Together, they are forming a new company called Amblin Partners, which will create content drawn from the DreamWorks and Participant brands. Anil Ambani, chairman, Reliance Group, and Darren Throop, president and CEO of Entertainment One, are also part of the new partnership, in which the partners have invested $300 million.
Amblin Partners has struck a distribution deal with Universal that will see Universal and its Focus Films label handle distribution and marketing for approximately four to seven Amblin Partners films each year domestically and in certain international markets. As a result, Universal, and not Disney, will release DreamWorks‘ high-profile film adaptation of bestselling novel The Girl on the Train, which hits theaters Oct. 7. The BFG, directed by Spielberg, remains a Disney title since the studio is co-financing the family film, which is being produced via Spielberg’s Amblin label and not DreamWorks.
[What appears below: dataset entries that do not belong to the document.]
+        failed_at.assign((size_t)n_tiles, -1);
+        return nullptr;
+    }
+    void neighbours(int32_t x, std::vector<int32_t>& out) {
+        const int32_t s = ++stamp;
+        out.clear();
+        for (const auto& wv : t_waves[x])
+            for (int32_t r : wv)
+                for (int64_t e = g.rp[r]; e < g.rp[r + 1]; ++e) {
+                    const int32_t c = g.rc[e];
+                    if (c_mark[c] == s) continue;
+                    c_mark[c] = s;
+                    for (int64_t i = g.cp[c]; i < g.cp[c + 1]; ++i) {
+                        const int32_t t = tile_of_row[g.cr[i]];
+                        if (t != x && t_seen[t] != s) { t_seen[t] = s; out.push_back(t); }
+                    }
+                }
+    }
+    void cut_into(const std::vector<int32_t>& rows, Waves& wv) {
+        ++cut.tile;
+        cut.rows = rows;
+        const int32_t n = cut.cut_waves();
+        wv.assign((size_t)n, std::vector<int32_t>());
+        for (int32_t w = 0; w < n; ++w) wv[w].assign(cut.wave_rows.begin() + cut.wave_first[w], cut.wave_rows.begin() + cut.wave_first[w + 1]);
+    }
+    uint8_t& at(size_t w, int32_t c) { return cnt[w * (size_t)n_loc + c_loc[c]]; }
+    int32_t fresh(size_t w, int32_t r) {
+        int32_t n = 0;
+        for (int64_t e = g.rp[r]; e < g.rp[r + 1]; ++e) n += at(w, g.rc[e]) == 0;
+        return n;
+    }
+    void add(size_t w, int32_t r) { for (int64_t e = g.rp[r]; e < g.rp[r + 1]; ++e) wc[w] += at(w, g.rc[e])++ == 0; }
+    void sub(size_t w, int32_t r) { for (int64_t e = g.rp[r]; e < g.rp[r + 1]; ++e) wc[w] -= --at(w, g.rc[e]) == 0; }
+    bool repair(Waves& wv) {
+        while ((int32_t)wv.size() > waves) {
+            const size_t n_w = wv.size();
+            size_t s = 0;
+            for (size_t w = 1; w < n_w; ++w) if (wv[w].size() <= wv[s].size()) s = w;
+            const int32_t st = ++stamp;
+            n_loc = 0;
+            for (const auto& rows : wv)
+                for (int32_t r : rows)
+                    for (int64_t e = g.rp[r]; e < g.rp[r + 1]; ++e)
+                        if (c_loc_at[g.rc[e]] != st) { c_loc_at[g.rc[e]] = st; c_loc[g.rc[e]] = n_loc++; }
+            cnt.assign(n_w * (size_t)std::max(n_loc, 1), 0);
+            wc.assign(n_w, 0);
+            for (size_t w = 0; w < n_w; ++w) for (int32_t r : wv[w]) add(w, r);
+            const Waves before(wv);
+            const std::vector<int32_t> leaving(wv[s]);
+            for (int32_t y : leaving) {
+                size_t to = n_w;
+                int32_t to_new = 0;
+                for (size_t a = 0; a < n_w; ++a) {
+                    if (a == s || (int32_t)wv[a].size() >= rows_per_wave) continue;
+                    const int32_t nw = fresh(a, y);
+                    if (wc[a] + nw <= wave_cols && (to == n_w || nw < to_new)) { to = a; to_new = nw; }
+                }
+                if (to < n_w) { add(to, y); wv[to].push_back(y); continue; }
+                bool done = false;
+                for (size_t a = 0; a < n_w && !done; ++a) {
+                    if (a == s) continue;
+                    for (size_t xi = 0; xi < wv[a].size() && !done; ++xi) {
+                        const int32_t x = wv[a][xi];
+                        sub(a, x);
+                        if (wc[a] + fresh(a, y) <= wave_cols)
+                            for (size_t b = 0; b < n_w && !done; ++b) {
+                                if (b == s || b == a || (int32_t)wv[b].size() >= rows_per_wave || wc[b] + fresh(b, x) > wave_cols) continue;
+                                add(a, y); wv[a][xi] = y;
+                                add(b, x); wv[b].push_back(x);
+                                done = true;
+                            }
+                        if (!done) add(a, x);
+                    }
+                }
+                if (!done) { wv = before; return false; }
+            }
+            wv.erase(wv.begin() + (int64_t)s);
+            ++repaired;
+        }
+        return true;
+    }
+    void place(int32_t t) {
+        const int32_t s = ++stamp;
+        int32_t u = 0;
+        for (const auto& wv : t_waves[t])
+            for (int32_t r : wv)
+                for (int64_t e = g.rp[r]; e < g.rp[r + 1]; ++e)
+                    if (c_mark[g.rc[e]] != s) { c_mark[g.rc[e]] = s; ++u; }
+        for (int32_t q : pool) {
+            r_pool[q] = s;
+            r_have[q] = 0;
+            for (int64_t e = g.rp[q]; e < g.rp[q + 1]; ++e) r_have[q] += c_mark[g.rc[e]] == s;
+        }
+        taken.clear();
+        const size_t room = cap_rows - (size_t)t_size[t];
+        while (taken.size() < room) {
+            int32_t best = -1;
+            for (int32_t q : pool) {
+                if (r_pool[q] != s) continue;
+                if (best < 0) { best = q; continue; }
+                const int32_t nq = g.deg(q) - r_have[q], nb_ = g.deg(best) - r_have[best];
+                if (nq < nb_ || (nq == nb_ && r_have[q] > r_have[best])) best = q;
+            }
+            if (best < 0 || u + g.deg(best) - r_have[best] > max_union) break;
+            r_pool[best] = 0;
+            taken.push_back(best);
+            for (int64_t e = g.rp[best]; e < g.rp[best + 1]; ++e) {
+                const int32_t c = g.rc[e];
+                if (c_mark[c] == s) continue;
+                c_mark[c] = s;
+                ++u;
+                for (int64_t i = g.cp[c]; i < g.cp[c + 1]; ++i) if (r_pool[g.cr[i]] == s) ++r_have[g.cr[i]];
+            }
+        }
+        Waves wv;
+        size_t m = taken.size();
+        while (m > 0) {
+            cand.clear();
+            for (const auto& w : t_waves[t]) cand.insert(cand.end(), w.begin(), w.end());
+            cand.insert(cand.end(), taken.begin(), taken.begin() + (int64_t)m);
+            cut_into(cand, wv);
+            if ((int32_t)wv.size() <= waves || repair(wv)) break;
+            size_t over = 0;
+            for (size_t w = (size_t)waves; w < wv.size(); ++w) over += wv[w].size();
+            m -= std::min(m, std::max<size_t>(1, over));
+        }
+        if (m == 0) return;
+        journal.emplace_back(t, std::move(wv));
+        for (size_t i = 0; i < m; ++i) r_pool[taken[i]] = -1;
+        pool.erase(std::remove_if(pool.begin(), pool.end(), [&](int32_t q) { return r_pool[q] == -1; }), pool.end());
+    }
+    bool try_dissolve(int32_t d, int32_t first) {
+        neighbours(d, nb_d);
+        std::sort(nb_d.begin(), nb_d.end());
+        recv.assign(1, first);
+        size_t slack = cap_rows - (size_t)t_size[first];
+        for (int32_t t : nb_d)
+            if (t != first && (size_t)t_size[t] < cap_rows) { recv.push_back(t); slack += cap_rows - (size_t)t_size[t]; }
+        if (slack < (size_t)t_size[d]) return false;
+        pool.clear();
+        for (const auto& wv : t_waves[d]) pool.insert(pool.end(), wv.begin(), wv.end());
+        std::sort(pool.begin(), pool.end());
+        journal.clear();
+        for (size_t i = 0; i < recv.size() && !pool.empty(); ++i) place(recv[i]);
+        if (!pool.empty()) return false;
+        for (auto& j : journal) {
+            t_waves[j.first] = std::move(j.second);
+            t_size[j.first] = 0;
+            for (const auto& wv : t_waves[j.first]) {
+                t_size[j.first] += (int32_t)wv.size();
+                for (int32_t r : wv) tile_of_row[r] = j.first;
+            }
+        }
+        t_waves[d].clear();
+        t_size[d] = 0;
+        return true;
+    }
+    void run() {
+        const int32_t n_tiles = (int32_t)t_waves.size();
+        for (int32_t t = 0; t < n_tiles; ++t) {
+            bool moved = true;
+            while (moved && t_size[t] > 0 && (size_t)t_size[t] < cap_rows) {
+                moved = false;
+                neighbours(t, nb);
+                std::sort(nb.begin(), nb.end(), [&](int32_t a, int32_t b) { return t_size[a] != t_size[b] ? t_size[a] < t_size[b] : a < b; });
+                for (int32_t d : nb) {
+                    if ((size_t)t_size[d] >= cap_rows) break;
+                    if (failed_at[d] == commits) continue;
+                    if (try_dissolve(d, t)) { ++commits; moved = true; break; }
+                    failed_at[d] = commits;
+                }
+            }
+        }
+    }
+    int64_t store(int64_t* wave_of_row, int64_t* slot_of_row, int64_t* tile_of_wave, int64_t* rows_of_wave) const {
+        int64_t wave = 0, tile = 0;
+        for (const Waves& tw : t_waves) {
+            if (tw.empty()) continue;
+            for (const auto& wv : tw) {
+                for (size_t i = 0; i < wv.size(); ++i) { wave_of_row[wv[i]] = wave; slot_of_row[wv[i]] = (int64_t)i; }
+                tile_of_wave[wave] = tile;
+                rows_of_wave[wave++] = (int64_t)wv.size();
+            }
+            ++tile;
+        }
+        return wave;
+    }
+};
+
+}
+
+extern "C" int64_t sgp_split_plan_refill(const int64_t* rowptr, const int64_t* col, int64_t nnz, int64_t n_rows, int64_t n_cols,
+                                         int32_t waves, int32_t chunks, int32_t max_union, int32_t rows_per_wave,
+                                         int64_t* wave_of_row, int64_t* slot_of_row, int64_t* tile_of_wave, int64_t* rows_of_wave,
+                                         int64_t n_waves, int64_t* info) {
+  return guarded<int64_t>("sgp_split_plan_refill", [&]() -> int64_t {
+    SGP_REQUIRE(rowptr && (col || nnz <= 0) && wave_of_row && slot_of_row && tile_of_wave && rows_of_wave && info,
+                "sgp_split_plan_refill: null pointer");
+    SGP_REQUIRE(n_rows >= 1 && n_cols >= 1 && n_rows < (1ll << 31) - 1 && n_cols < (1ll << 31) - 1 && waves >= 1 && chunks >= 1 &&
+                chunks <= (1 << 24) && max_union >= 1 && rows_per_wave >= 1 && rows_per_wave <= 255 &&
+                (int64_t)waves * rows_per_wave < (1ll << 31) && n_waves >= 1 && n_waves <= n_rows, "sgp_split_plan_refill: bad size");
+    if (const char* f = rowptr_fault(rowptr, n_rows, nnz)) return sgp::fail(SGP_EINVAL, "sgp_split_plan_refill: malformed CSR: %s", f);
+    OrderGraph g;
+    if (const char* f = order_graph(rowptr, col, n_rows, n_cols, g)) return sgp::fail(SGP_EINVAL, "sgp_split_plan_refill: %s", f);
+    Refiller refill(g, n_rows, n_cols, waves, chunks, max_union, rows_per_wave);
+    if (const char* f = refill.load(wave_of_row, slot_of_row, tile_of_wave, rows_of_wave, n_waves))
+        return sgp::fail(SGP_EINVAL, "sgp_split_plan_refill: %s", f);
+    info[0] = (int64_t)refill.t_waves.size();
+    refill.run();
+    info[1] = info[0] - refill.commits;
+    info[2] = refill.repaired;
+    return refill.store(wave_of_row, slot_of_row, tile_of_wave, rows_of_wave);
+  });
 }
 
 extern "C" int sgp_split_plan_order(const int64_t* rowptr, const int64_t* col, int64_t nnz, int64_t n_rows, int64_t n_cols,
diff --git a/sgp_amd/graph.py b/sgp_amd/graph.py
--- a/sgp_amd/graph.py
+++ b/sgp_amd/graph.py
@@ -294,7 +294,8 @@
                 if tune.get("split_wide", 1, int) == 0:
                     wide = None
                 plan = plancache.fetch(self, "split", (sorted(lim.items()), wide and sorted(wide.items()),
-                                                       tune.get("split_passes", 1, int), _split_order_mode()),
+                                                       tune.get("split_passes", 1, int), _split_order_mode(),
+                                                       _split_refill_mode()),
                                        lambda: self._build_split_plan(lim, wide))
                 if isinstance(plan, list):
                     plan = SplitPasses(p.to(device) for p in plan)
@@ -307,13 +308,13 @@
         from . import splitplan
         args = (self.rowptr.numpy(), self.col.numpy(), self.val.numpy(), self.num_nodes, self.num_cols)
         bands = dict(band_cols=SPLIT_BAND_BYTES // 256)
-        plan = splitplan.build_split_plan(*args, **lim, **bands)
+        plan, order = splitplan.build_split_plan(*args, **lim, **bands), None
         if plan is not None and plan.stats["rows_per_wave"] < 0.75 * lim["rows_per_wave"] and self.num_nodes >= 2048 and \
                 self.num_cols == self.num_nodes:
-            alt = splitplan.build_split_plan(*args, order=locality_order(
-                self.rowptr.numpy(), self.col.numpy(), self.num_nodes), **lim, **bands)
+            local = locality_order(self.rowptr.numpy(), self.col.numpy(), self.num_nodes)
+            alt = splitplan.build_split_plan(*args, order=local, **lim, **bands)
             if alt is not None and alt.stats["staged_per_row"] < plan.stats["staged_per_row"]:
-                plan = alt
+                plan, order = alt, local
                 plan.stats["order"] = "locality"
         mode = _split_order_mode()
         if plan is not None and mode != "off" and self.num_cols == self.num_nodes:
@@ -321,10 +322,18 @@
             blob = splitplan.blob_order(*args[:2], *args[3:], **lim)
             tiles = splitplan.deal_tiles(*args[:2], *args[3:], order=blob, **lim)
             if tiles is not None and (tiles < given or mode == "on"):
-                plan = splitplan.build_split_plan(*args, order=blob, **lim, **bands)
+                plan, order = splitplan.build_split_plan(*args, order=blob, **lim, **bands), blob
                 plan.stats["order"] = "blob"
             plan.stats.setdefault("order", "numbering")
             plan.stats.update(split_order=mode, tiles_given=given, tiles_blob=tiles)
+        refill = _split_refill_mode()
+        if plan is not None and refill != "off" and self.num_cols == self.num_nodes:
+            dealt, stats = plan.stats["tiles"], plan.stats
+            tiles = splitplan.deal_tiles(*args[:2], *args[3:], order=order, refill=True, **lim)
+            if tiles < dealt or refill == "on":
+                plan = splitplan.build_split_plan(*args, order=order, refill=True, **lim, **bands)
+                plan.stats.update({k: stats[k] for k in ("order", "split_order", "tiles_given", "tiles_blob") if k in stats})
+            plan.stats.update(split_refill=refill, tiles_dealt=dealt, tiles_refill=tiles, refilled=tiles < dealt or refill == "on")
         if plan is not None and (plan.stats["rows_per_wave"] < 0.375 * lim["rows_per_wave"] or
                                  plan.stats["staged_per_row"] > 8):
             plan = None
@@ -549,6 +558,13 @@
         return y.reshape(*lead, self.num_nodes, x.shape[-1])
 
 
+def _split_refill_mode():
+    mode = tune.get("split_refill", "auto")
+    if mode not in ("off", "on", "auto"):
+        raise ValueError(f"SGP_TUNE: split_refill={mode!r} is not one of off, on, auto")
+    return mode
+
+
 def _split_order_mode():
     mode = tune.get("split_order", "auto")
     if mode not in ("off", "on", "auto"):
diff --git a/sgp_amd/plancache.py b/sgp_amd/plancache.py
--- a/sgp_amd/plancache.py
+++ b/sgp_amd/plancache.py
@@ -4,7 +4,7 @@
 
 import torch
 
-VERSION = 9
+VERSION = 10
 _dir = None
 stats = {"hits": 0, "misses": 0, "stores": 0}
 
diff --git a/sgp_amd/splitplan.py b/sgp_amd/splitplan.py
--- a/sgp_amd/splitplan.py
+++ b/sgp_amd/splitplan.py
@@ -40,6 +40,9 @@
         if "order" in st:
             line += (f"; rows dealt in {st['order']} order (SGP_TUNE split_order={st['split_order']}: "
                      f"{st['tiles_given']} tiles in the given order, {st['tiles_blob']} in blob order)")
+        if "split_refill" in st:
+            line += (f"; under-full tiles {'refilled' if st['refilled'] else 'left as dealt'} (SGP_TUNE split_refill={st['split_refill']}: "
+                     f"{st['tiles_dealt']} tiles as dealt, {st['tiles_refill']} refilled)")
         return line
 
 
@@ -77,7 +80,15 @@
     return order
 
 
-def deal_tiles(rowptr, col, n_rows, n_cols, waves=16, chunks=7, max_union=768, rows_per_wave=16, order=None):
+def _refill(lib, ptr, rowptr, col, n_rows, n_cols, lim, deal, n_waves):
+    info = np.zeros(3, dtype=np.int64)
+    n = lib.sgp_split_plan_refill(ptr(rowptr), ptr(col), col.size, n_rows, n_cols, *lim, *map(ptr, deal), n_waves, ptr(info))
+    if n <= 0:
+        raise (MemoryError if n == -3 else ValueError)("sgp_split_plan_refill: " + lib.sgp_last_error().decode())
+    return int(n)
+
+
+def deal_tiles(rowptr, col, n_rows, n_cols, waves=16, chunks=7, max_union=768, rows_per_wave=16, order=None, refill=False):
     import ctypes
     from . import hip
     lib = hip.load()
@@ -91,6 +102,8 @@
         return None
     if n_waves < 0:
         raise (MemoryError if n_waves == -3 else RuntimeError)("sgp_split_plan_deal: " + lib.sgp_last_error().decode())
+    if refill:
+        n_waves = _refill(lib, ptr, rowptr, col, n_rows, n_cols, (waves, chunks, max_union, rows_per_wave), out, n_waves)
     return int(out[2][n_waves - 1]) + 1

Disney will also release DreamWorks‘ The Light Between Oceans, while A Dog’s Purpose will go out through the new Uni deal.
THR first reported in May that Jeff Skoll’s Participant Media could invest as much as $200 million in DreamWorks.
DreamWorks execs Michael Wright and Jeff Small will head Amblin Partners, with Wright serving as CEO and Small as COO. In addition, Amblin Television will become a division of Amblin Partners and will continue to be run by co-presidents Justin Falvey and Darryl Frank. They join producers Krisitie Macosko Krieger and president of production Holly Bario on the film side to complete Amblin Partners’ senior management team.
David Linde, CEO of Participant Media, and Participant’s narrative feature team, led by exec vp Jonathan King, will work closely with Amblin Partners to develop and produce specific content for the new venture in addition to looking for opportunities for co-productions.
As part of the new partnership, eOne will handle the direct distribution of Amblin Partners films on a multiterritory output deal in Australia/New Zealand and Spain as well as the United Kingdom and the Benelux, where it previously had an output arrangement with DreamWorks.
As part of the overall deal for Amblin Partners, JPMorgan Chase has arranged a $500 million debt syndication together with Comeria Bank, which served as co-lead.
The deal with Universal is a symbolic homecoming of sorts for Spielberg, who has long maintained his offices on the studio’s lot, where Amblin — his first production company — was based, and it comes on the heels of the blockbuster success of Universal’s Jurassic World. Spielberg, 68, was a hands-on producer on the tentpole and his involvement is key to future installments. Spielberg and director Colin Trevorrow are set to work on the sequel, which will hit theaters June 22, 2018. He also is key on potential reboots of other Universal franchises such as Jaws and Back to the Future. “The same magnet that pulled me to Universal when I first wanted to make movies is bringing me home again to this new exciting relationship,” Spielberg said.
In effect, DreamWorks has gone through another incarnation. Spielberg founded DreamWorks in 1994 with Jeffrey Katzenberg and David Geffen with the aim of building a full-fledged studio. However, facing financial pressure, DreamWorks Animation was spun off in 2004 and DreamWorks proper sold in 2005 to Viacom, parent company of Paramount Pictures. The partnership with Paramount proved fraught, and in 2008 DreamWorks signed a $1.5 billion deal to produce films with India’s Reliance and struck a distribution pact with Disney. During that time, DreamWorks also struck up a working relationship with Participant on films like The Help and Lincoln.